* _What you are asked to do_: Below are some records. Reproduce them exactly from their first line through the line with "float4 xq[1], nq[1];", inclusive.

* _Saved entries_:
#ifndef FLM_BACK_LATE
#define FLM_BACK_LATE 1
#endif
#ifndef FLM_BACK_LATE2
#define FLM_BACK_LATE2 0
#endif
#ifndef FLM_LAYER_LATEQ
#define FLM_LAYER_LATEQ 1
#endif
template <int QT, int XR2, bool QKV, bool SPLIT, bool PERSIST, int R5 = 0, bool TP = false, int GRM = 0>
__device__ __forceinline__ void layer_body(const GemvArgs& aq, const AttnArgs& aa, const GemvArgs& ao, const GemvArgs& a13, const GemvArgs& a2, const BackArgs& p, char* lds,
                                           const unsigned target, const bool xpoll, const bool xflag, const bool tracing, const float* x0 = nullptr) {
    auto nostamp = [](int) {};
    auto stamp = [&](int k) { if (kAblate && tracing && p.trace && threadIdx.x == 0) p.trace[blockIdx.x * 16 + k] = __builtin_amdgcn_s_memrealtime(); };
    stamp(0);
    constexpr bool gr = PERSIST && GRM == 2;
    constexpr bool gr_hd = gr && (R5 & 2) == 0;
#ifndef FLM_SPLIT_GRQ
#define FLM_SPLIT_GRQ 1
#endif
    constexpr bool gr_q = gr && !TP && QKV && (FLM_SPLIT_GRQ || !SPLIT);
    constexpr bool gr_att = gr && (TP || SPLIT);
    unsigned nst13 = 0;
    if constexpr (QKV) {
        if ((int)blockIdx.x < p.gridq) {
            GemvCtx<QT, EPI_ROPE_KV, PERSIST> gq;
            float4 xq[1], nq[1];
            if (!PERSIST || !xpoll) gemv_preload<QT, PRO_RMSNORM_QUANT, 1, PERSIST>(aq, xq, nq, x0);
            gq.init(aq, blockIdx.x, p.gridq, lds, 0, p.st_base, (PERSIST && xpoll) ? (unsigned)p.nstq : 0u);
            if (gr_q) { gq.gron = true; gq.gtag = target; }
            if constexpr (PERSIST) {
                if (xpoll) {
                    if ((int)gq.wave < p.preq) gq.issue(kAblate ? aq.ablate : 0, 1);
                    gq.stash_issue(lds);
                    if (gr) {
                        gemv_preload_granules<PRO_RMSNORM_QUANT, 1, TP>(aq, xq, nq, p.xg_a, target - 1u, p);
                        wait_stores_done();
                    } else {
                    poll_lines_t<TP>(p.flag_x2, (TP ? p.tp.world : 1) * p.grid2, target - 1u, p);
                    wait_stores_done();
                    __syncthreads();
                    gemv_preload<QT, PRO_RMSNORM_QUANT, 1, true>(aq, xq, nq);
                    }
                }
            }
            if constexpr (SPLIT) {
                if ((int)blockIdx.x < p.n_heads && p.kpre_off) attn_kpre_issue(aa, blockIdx.x / aa.G, blockIdx.x % aa.G, aa.G, *aa.pos_ptr + 1, lds, p.kpre_off);
            }
            gemv_prologue<QT, PRO_RMSNORM_QUANT, 1, PERSIST, FLM_LAYER_LATEQ != 0>(aq, lds, xq, nq, [&](int) { gq.issue_missing(kAblate ? aq.ablate : 0); });
            stamp(12);
            gq.run(aq, lds, nostamp);
            stamp(13);
            if (gr_q) __syncthreads();
            else {
            wait_stores_done();
            __syncthreads();
            if (threadIdx.x == 0) __hip_atomic_store(p.flag_q + blockIdx.x * kFlagStride, target, __ATOMIC_RELAXED, __HIP_MEMORY_SCOPE_AGENT);
            }
            stamp(14);
        }
    }
    if ((int)blockIdx.x < p.n_heads) {
        const int G = SPLIT ? aa.G : 1, hh = blockIdx.x / G;
        auto qwait = [&]() {
            if (threadIdx.x < 256) {
                const bool need = qkv_line_needed(threadIdx.x, (unsigned)p.gridq, (unsigned)aq.rows_per_pass, (unsigned)aa.hs, (unsigned)hh, (unsigned)aq.dim, (unsigned)aq.kv_dim);
                poll_wave(p.flag_q + threadIdx.x * kFlagStride, need, target, p.err);
            }
            __syncthreads();
        };
        if constexpr (QKV) attn_head_any<true, SPLIT, true, gr_q>(aa, hh, lds, *aa.pos_ptr + 1, aa.q, aa.out, blockIdx.x % G, G, qwait, target, gr_att, gr, (SPLIT && p.kpre_off) ? reinterpret_cast<const float*>(lds + p.kpre_off) : nullptr);
        else attn_head_any<false, SPLIT>(aa, hh, lds, *aa.pos_ptr + 1, aa.q, aa.out, blockIdx.x % G, G);
        stamp(1);
        if (gr_att) __syncthreads();
        else {
        wait_stores_done();
        __syncthreads();
        raise_line<TP>(p, p.flag_h, p.tp.off_h, (TP ? (unsigned)p.tp.head_line0 : 0u) + blockIdx.x, target);
        }
        stamp(2);
        if (p.nst13_head > 0 && (int)blockIdx.x < p.grid13) {
            nst13 = (unsigned)p.nst13_head;
            GemvCtx<QT, EPI_SWIGLU, true> t;
            t.init(a13, blockIdx.x, p.grid13, lds, 0, p.st_base, nst13, false);
            t.stash_issue(lds);
        }
    } else if ((int)blockIdx.x >= p.n_heads + p.grido) {
        if (p.nst13 > 0 && (int)blockIdx.x < p.grid13) {
            nst13 = (unsigned)p.nst13;
            GemvCtx<QT, EPI_SWIGLU, true> t;
            t.init(a13, blockIdx.x, p.grid13, lds, 0, p.st_base, nst13, false);
            t.stash_issue(lds);
        }
    } else {
        GemvCtx<QT, EPI_RESIDUAL> g;
        g.init(ao, blockIdx.x - p.n_heads, p.grido, lds);
        const unsigned nwo = (!SPLIT && (R5 & 1) != 0 && p.nw_o > 0 && p.nw_o < kWavesPerBlock) ? (unsigned)p.nw_o : (unsigned)kWavesPerBlock;
        g.nw = nwo;
        g.resid_src = x0;
        if (gr) { g.gsrc = xpoll ? p.xg_a + p.gres_off : nullptr; g.gron = true; g.gtag = target; }
        g.issue(kAblate ? ao.ablate : 0);
        if (p.nst13 > 0 && (int)blockIdx.x < p.grid13) {
            nst13 = (unsigned)p.nst13;
            GemvCtx<QT, EPI_SWIGLU, true> t;
            t.init(a13, blockIdx.x, p.grid13, lds, 0, p.st_base, nst13, false);
            t.stash_issue(lds, nwo < (unsigned)kWavesPerBlock ? nwo : 0u);
        }
        stamp(1);
#ifdef FLM_TRACE_PRO_RT
        if (kAblate && p.trace && threadIdx.x == 960) { wait_stores_done(); p.trace[blockIdx.x * 16 + 15] = __builtin_amdgcn_s_memrealtime(); }
#endif
        if constexpr (!SPLIT && (R5 & 1) != 0) {
            const typename GemvCtx<QT, EPI_RESIDUAL>::AoSrc src{p.flag_h, (unsigned)aa.hs, (unsigned)p.n_heads, target, p.err};
            g.template run_ao<PRO_NONE>(ao, lds, src, []() {}, [&](int k) { if (k == 3) stamp(2); });
        } else if (gr_att) {
            float4 xv[1], nv[1];
            gemv_preload_granules<PRO_QUANT, 1, TP>(ao, xv, nv, p.xg_att, target, p);
            stamp(2);
            gemv_prologue<QT, PRO_QUANT, 1>(ao, lds, xv, nv, [](int) {});
            g.run(ao, lds, nostamp);
        } else {
        poll_lines_t<TP>(p.flag_h, TP ? p.tp.n_heads_all : p.n_heads, target, p);
        __syncthreads();
        stamp(2);
        float4 xv[1], nv[1];
        if constexpr (SPLIT || TP) {
            gemv_preload<QT, PRO_QUANT, 1, true>(ao, xv, nv);
            gemv_prologue<QT, PRO_QUANT, 1>(ao, lds, xv, nv, [](int) {});
        } else gemv_prologue<QT, PRO_NONE, 0, true>(ao, lds, xv, nv, [](int) {});
        g.run(ao, lds, nostamp);
        }
        stamp(3);
        if (gr) __syncthreads();
        else {
        wait_stores_done();
        __syncthreads();
        raise_line<TP>(p, p.flag_x, p.tp.off_x, (TP ? (unsigned)(p.tp.rank * p.grido) : 0u) + (blockIdx.x - p.n_heads), target);
        }
        stamp(4);
    }
    if ((int)blockIdx.x < p.grid13) {
        GemvCtx<QT, EPI_SWIGLU, true> g;
        g.init(a13, blockIdx.x, p.grid13, lds, 0, p.st_base, nst13);
        if (gr_hd) { g.gron = true; g.gtag = target; }
        if ((int)g.wave < p.pre13) g.issue(kAblate ? a13.ablate : 0, 1);
        float4 xv[1], nv[1];
        if (gr) {
            gemv_preload_granules<PRO_RMSNORM_QUANT, 1, TP>(a13, xv, nv, p.xg_b, target, p);
            wait_stores_done();
            stamp(5);
        } else {
        poll_lines_t<TP>(p.flag_x, (TP ? p.tp.world : 1) * p.grido, target, p);
        wait_stores_done();
        __syncthreads();
        stamp(5);
        gemv_preload<QT, PRO_RMSNORM_QUANT, 1, true>(a13, xv, nv);
        }
        gemv_prologue<QT, PRO_RMSNORM_QUANT, 1, true, FLM_BACK_LATE != 0>(a13, lds, xv, nv, [&](int) { g.issue_missing(kAblate ? a13.ablate : 0); });
        stamp(6);
#ifdef FLM_TRACE_PRO_RT
        g.run(a13, lds, [&](int k) { if (kAblate && a13.trace && threadIdx.x == 0 && k >= 3 && k <= 5) a13.trace[3 * 4096 + blockIdx.x * 16 + k] = __builtin_amdgcn_s_memrealtime(); });
#else
        g.run(a13, lds, nostamp);
#endif
        stamp(7);
    } else if (!gr) {
        poll_lines_t<TP>(p.flag_x, (TP ? p.tp.world : 1) * p.grido, target, p);
    }
    if (gr_hd) __syncthreads();
    else {
    wait_stores_done();
    __syncthreads();
    raise_line<TP>(p, p.flag_hd, p.tp.off_hd, (TP ? (unsigned)p.tp.rank * gridDim.x : 0u) + blockIdx.x, target);
    }
    stamp(8);
    if ((int)blockIdx.x < p.grid2) {
    GemvCtx<QT, EPI_RESIDUAL, true> g2;
    if constexpr ((R5 & 2) != 0) {
        g2.init(a2, blockIdx.x, p.grid2, lds, 0, p.st_base, (unsigned)p.nst2_ao);
        if (gr) { g2.gsrc = p.xg_b + p.gres_off; g2.gron = xflag; g2.gtag = target; }
        const typename GemvCtx<QT, EPI_RESIDUAL, true>::AoSrc src{p.flag_hd, (unsigned)a13.rows_per_pass, (unsigned)p.grid13, target, p.err};
        g2.issue(kAblate ? a2.ablate : 0, p.ao_2 == 1 ? 0 : 1);
        if (p.ao_2 != 2) g2.stash_issue(lds);
        g2.template run_ao<PRO_QUANT>(a2, lds, src, [&]() { g2.issue_missing(kAblate ? a2.ablate : 0); if (p.ao_2 == 2) g2.stash_issue(lds); },
                                      [&](int k) { if (k == 3) stamp(9); else if (k == 4) stamp(10); });
        stamp(11);
    } else {
    g2.init(a2, blockIdx.x, p.grid2, lds, 0, p.st_base, (unsigned)p.nst2);
    if (gr) { g2.gsrc = p.xg_b + p.gres_off; g2.gron = xflag; g2.gtag = target; }
    if ((int)g2.wave < p.pre2) g2.issue(kAblate ? a2.ablate : 0, 1);
    g2.stash_issue(lds);
    float4 xv2[XR2 > 0 ? XR2 : 1], nv2[XR2 > 0 ? XR2 : 1];
    if (gr_hd) {
        gemv_preload_granules<PRO_QUANT, (XR2 > 0 ? XR2 : 1), TP>(a2, xv2, nv2, p.xg_hd, target, p);
        wait_stores_done();
        stamp(9);
    } else {
    poll_lines_t<TP>(p.flag_hd, (TP ? p.tp.world : 1) * (int)gridDim.x, target, p);
    wait_stores_done();
    __syncthreads();
    stamp(9);
    gemv_preload<QT, PRO_QUANT, XR2, true>(a2, xv2, nv2);
    }
    gemv_prologue<QT, PRO_QUANT, XR2, true, FLM_BACK_LATE2 == 1>(a2, lds, xv2, nv2, [&](int) { g2.issue_missing(kAblate ? a2.ablate : 0); });
    stamp(10);
    g2.run(a2, lds, nostamp);
    stamp(11);
    }
    }
    if constexpr (PERSIST) {
        if (xflag) {
            if (gr) __syncthreads();
            else {
            wait_stores_done();
            __syncthreads();
            if ((int)blockIdx.x < p.grid2) raise_line<TP>(p, p.flag_x2, p.tp.off_x2, (TP ? (unsigned)(p.tp.rank * p.grid2) : 0u) + blockIdx.x, target);
            }
        }
    }
}

template <int QT, int XR2, bool QKV = false, bool SPLIT = false>
__global__ void __launch_bounds__(kGemvBlock, 4) k_attn_ffn(const GemvArgs aq, const AttnArgs aa, const GemvArgs ao, const GemvArgs a13, const GemvArgs a2, const BackArgs p) {
    extern __shared__ __attribute__((aligned(16))) char lds[];
    if (halted(p.halt)) return;
    layer_body<QT, XR2, QKV, SPLIT, false>(aq, aa, ao, a13, a2, p, lds, p.target, false, false, true);
}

* _Completed exercise_:
#ifndef FLM_BACK_LATE
#define FLM_BACK_LATE 1
#endif
#ifndef FLM_BACK_LATE2
#define FLM_BACK_LATE2 0
#endif
#ifndef FLM_LAYER_LATEQ
#define FLM_LAYER_LATEQ 1
#endif
template <int QT, int XR2, bool QKV, bool SPLIT, bool PERSIST, int R5 = 0, bool TP = false, int GRM = 0>
__device__ __forceinline__ void layer_body(const GemvArgs& aq, const AttnArgs& aa, const GemvArgs& ao, const GemvArgs& a13, const GemvArgs& a2, const BackArgs& p, char* lds,
                                           const unsigned target, const bool xpoll, const bool xflag, const bool tracing, const float* x0 = nullptr) {
    auto nostamp = [](int) {};
    auto stamp = [&](int k) { if (kAblate && tracing && p.trace && threadIdx.x == 0) p.trace[blockIdx.x * 16 + k] = __builtin_amdgcn_s_memrealtime(); };
    stamp(0);
    constexpr bool gr = PERSIST && GRM == 2;
    constexpr bool gr_hd = gr && (R5 & 2) == 0;
#ifndef FLM_SPLIT_GRQ
#define FLM_SPLIT_GRQ 1
#endif
    constexpr bool gr_q = gr && !TP && QKV && (FLM_SPLIT_GRQ || !SPLIT);
    constexpr bool gr_att = gr && (TP || SPLIT);
    unsigned nst13 = 0;
    if constexpr (QKV) {
        if ((int)blockIdx.x < p.gridq) {
            GemvCtx<QT, EPI_ROPE_KV, PERSIST> gq;
            float4 xq[1], nq[1];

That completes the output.